А Лили была не в состоянии рассказать ему о дне своего освобождения.
Почти полдня потребовалось ей, чтобы доползти от барака до каптерки – стометровое расстояние она одолела за девять часов. Солнце нещадно жгло ее обнаженное тело. Немцы уже разбежались. Лили запомнился только такой момент: под вечер она сидит, прислонившись спиной к стене, в немецком кителе и купает лицо в лучах солнца.
Но как оказался на ней этот офицерский китель, она не знала.
Мой отец не мог, не в состоянии был рассказать ей, что перед тем, как его перевели на сжигание трупов, он был санитаром в тифозном бараке.

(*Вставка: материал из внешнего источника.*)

int bin_long_reads(hulk_ctx *c, hipStream_t s, const uint8_t *d_bases, const uint64_t *d_offsets, uint64_t n, MinimizerParams P,
                   uint32_t *hist, const uint64_t *h_offsets) {
    std::vector<uint64_t> fetched;
    const uint64_t *off = h_offsets;
    if (!off) {
        fetched.resize(n + 1);
        HIPCHK(c, hipMemcpyAsync(fetched.data(), d_offsets, (n + 1) * 8, hipMemcpyDeviceToHost, s));
        HIPCHK(c, hipStreamSynchronize(s));
        off = fetched.data();
    }
    constexpr uint64_t GROUP_POS = 128ull << 20;
    constexpr uint32_t GROUP_SEQS = 32768;
// ... 233 lines not shown
        ProfScope prof_scope(c);
        struct Close { hipStream_t s; ~Close() { prof_mark(s, "-"); } } prof_close{s};
        rc = issue_flush(c, nullptr);
        if (rc == HULK_OK) {
            if (hipEvent_t e = ring_write_event(c)) HIPCHK(c, hipStreamWaitEvent(s, e, 0));
            const bool fits = pick_config(c->p.k, max_len, P, threads);
            P.skip_long = fits ? 0u : 1u;
            HIPCHK(c, launch_minimizer_bin(s, d_bases, d_offsets, n, P, threads, hist, c->d_state,
                                           c->d_min_slots, nullptr, nullptr, 0, &c->mh));
            if (!fits) rc = bin_long_reads(c, s, d_bases, d_offsets, n, P, hist, c->h_off_chunk);
        }
    }
    if (rc != HULK_OK) return rc;
    if (li && (join || c->stream != c->own_stream)) return lanes_join(c);
    return HULK_OK;
}

int flush_kernels(hulk_ctx *c, hipStream_t s, uint32_t *hist, const FlushBatch &fb) {
    ProfScope prof_scope(c);
    struct Close { hipStream_t s; ~Close() { prof_mark(s, "-"); } } prof_close{s};
    if (!c->scaling) HIPCHK(c, launch_count_used(s, hist, c->d_state, fb));
    {
        HIPCHK(c, launch_flush_decide(s, c->d_ctr, c->cms_depth * c->cms_width, c->d_kminslot, c->d_weights, (int)c->slots,
                                      (int)c->slot_begin, c->d_state, fb, (c->prune && !c->drift && !c->no_skip && c->slots) ? 1 : 0));
    }
    if (c->scaling) {
        HIPCHK(c, launch_elem_index(s, hist, c->d_blkcnt, c->d_eidx, c->d_etot, fb, c->d_state));
        ProfileRec pf{}; pf.which = 4;
        if ((c->profiling & 8)) { HIPCHK(c, hipEventCreateWithFlags(&pf.a, PROFILE_EVENT_FLAGS)); HIPCHK(c, hipEventCreateWithFlags(&pf.b, PROFILE_EVENT_FLAGS)); }
        HIPCHK(c, launch_cmsd_binorder(s, hist, c->d_pos16, c->d_meta8, c->d_eidx, c->d_etot, c->d_ctrd, c->d_segadd,
                                       c->d_segfac, c->d_sege0, c->d_cstart, c->d_f64, c->d_rcp32, c->cms_depth,
                                       c->cms_width, c->row_stride, c->decay_weight, c->d_state, fb, pf.a, pf.b, c->cms_chain));
        if ((c->profiling & 8)) c->prof.push_back(pf);
        if (HULK_EXP_ENV("HULK_C3_GATE")) {
            c->heavy_idx ^= 1;
            if (!c->ev_heavy[c->heavy_idx]) HIPCHK(c, hipEventCreateWithFlags(&c->ev_heavy[c->heavy_idx], hipEventDisableTiming));
            HIPCHK(c, hipEventRecord(c->ev_heavy[c->heavy_idx], s));
            c->heavy_set[c->heavy_idx] = true;
        }
    } else {
        HIPCHK(c, launch_cms_binorder(s, hist, c->d_pos16, c->d_meta8, c->d_ctr, c->d_segsum, c->d_cbase, c->d_f64,
                                      c->d_rcp32, c->cms_depth, c->cms_width, c->row_stride, c->d_state, fb, c->cms_chain));
    }
    if (c->slots) {
        ProfileRec pr{};
        if ((c->profiling & 1)) { HIPCHK(c, hipEventCreateWithFlags(&pr.a, PROFILE_EVENT_FLAGS)); HIPCHK(c, hipEventCreateWithFlags(&pr.b, PROFILE_EVENT_FLAGS)); }
        HIPCHK(c, launch_cws_scan(s, c->d_k32, c->d_rcp32, c->d_tilemin, (int)c->slots, c->ntiles,
// ... 12 lines not shown
                                     (int)c->slots, (int)c->slot_begin, c->ntiles, c->d_scanmap, c->d_state, fb,
                                     c->snap.d_mins, c->snap.d_weights, c->S));
    }
    if (fb.snap_mask && c->snap.panel.n) { const int rc = snap_panel_flush(c, s, fb); if (rc != HULK_OK) return rc; }
    return HULK_OK;
}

В семнадцатом, самом страшном блоке их лагеря он раздавал полумертвым людям баланду и хлеб. На рукаве у него была повязка с надписью
Лили ни слова не говорила ему – ни тогда, ни позднее – о двенадцати днях, проведенных в товарном вагоне на пути в Германию. Могла ли она рассказать о том, как на седьмой день обнаружила, что можно слизывать иней, намерзший за ночь на стенку вагона? Ее мучила жажда, безумная жажда! И покуда она лизала стенку вагона, рядом с нею двадцатый час кряду визжала Терка Косарик. Терке, быть может, еще повезло. Потому что Терка Косарик к тому времени лишилась рассудка.
Мой отец не рассказывал про убийственный мордобой в городской больнице Бергена. Он весил тогда двадцать девять кило, в грузовик его отнесли на руках. И потом он несколько недель провел на больничной койке. Дородная немецкая медсестра трижды в день, подняв его легкое будто перышко тело, вливала в него литр рыбьего жира. Рядом с ним лежал польский еврей стоматолог. Ему было уже тридцать пять, он говорил на нескольких языках, знал, кто такие Бергсон, Эйнштейн и Фрейд. И вот через полтора месяца после освобождения лагеря этот врач за полкило сливочного масла до полусмерти избил более несчастного, чем он, француза. Нет, об этом мой отец не рассказывал.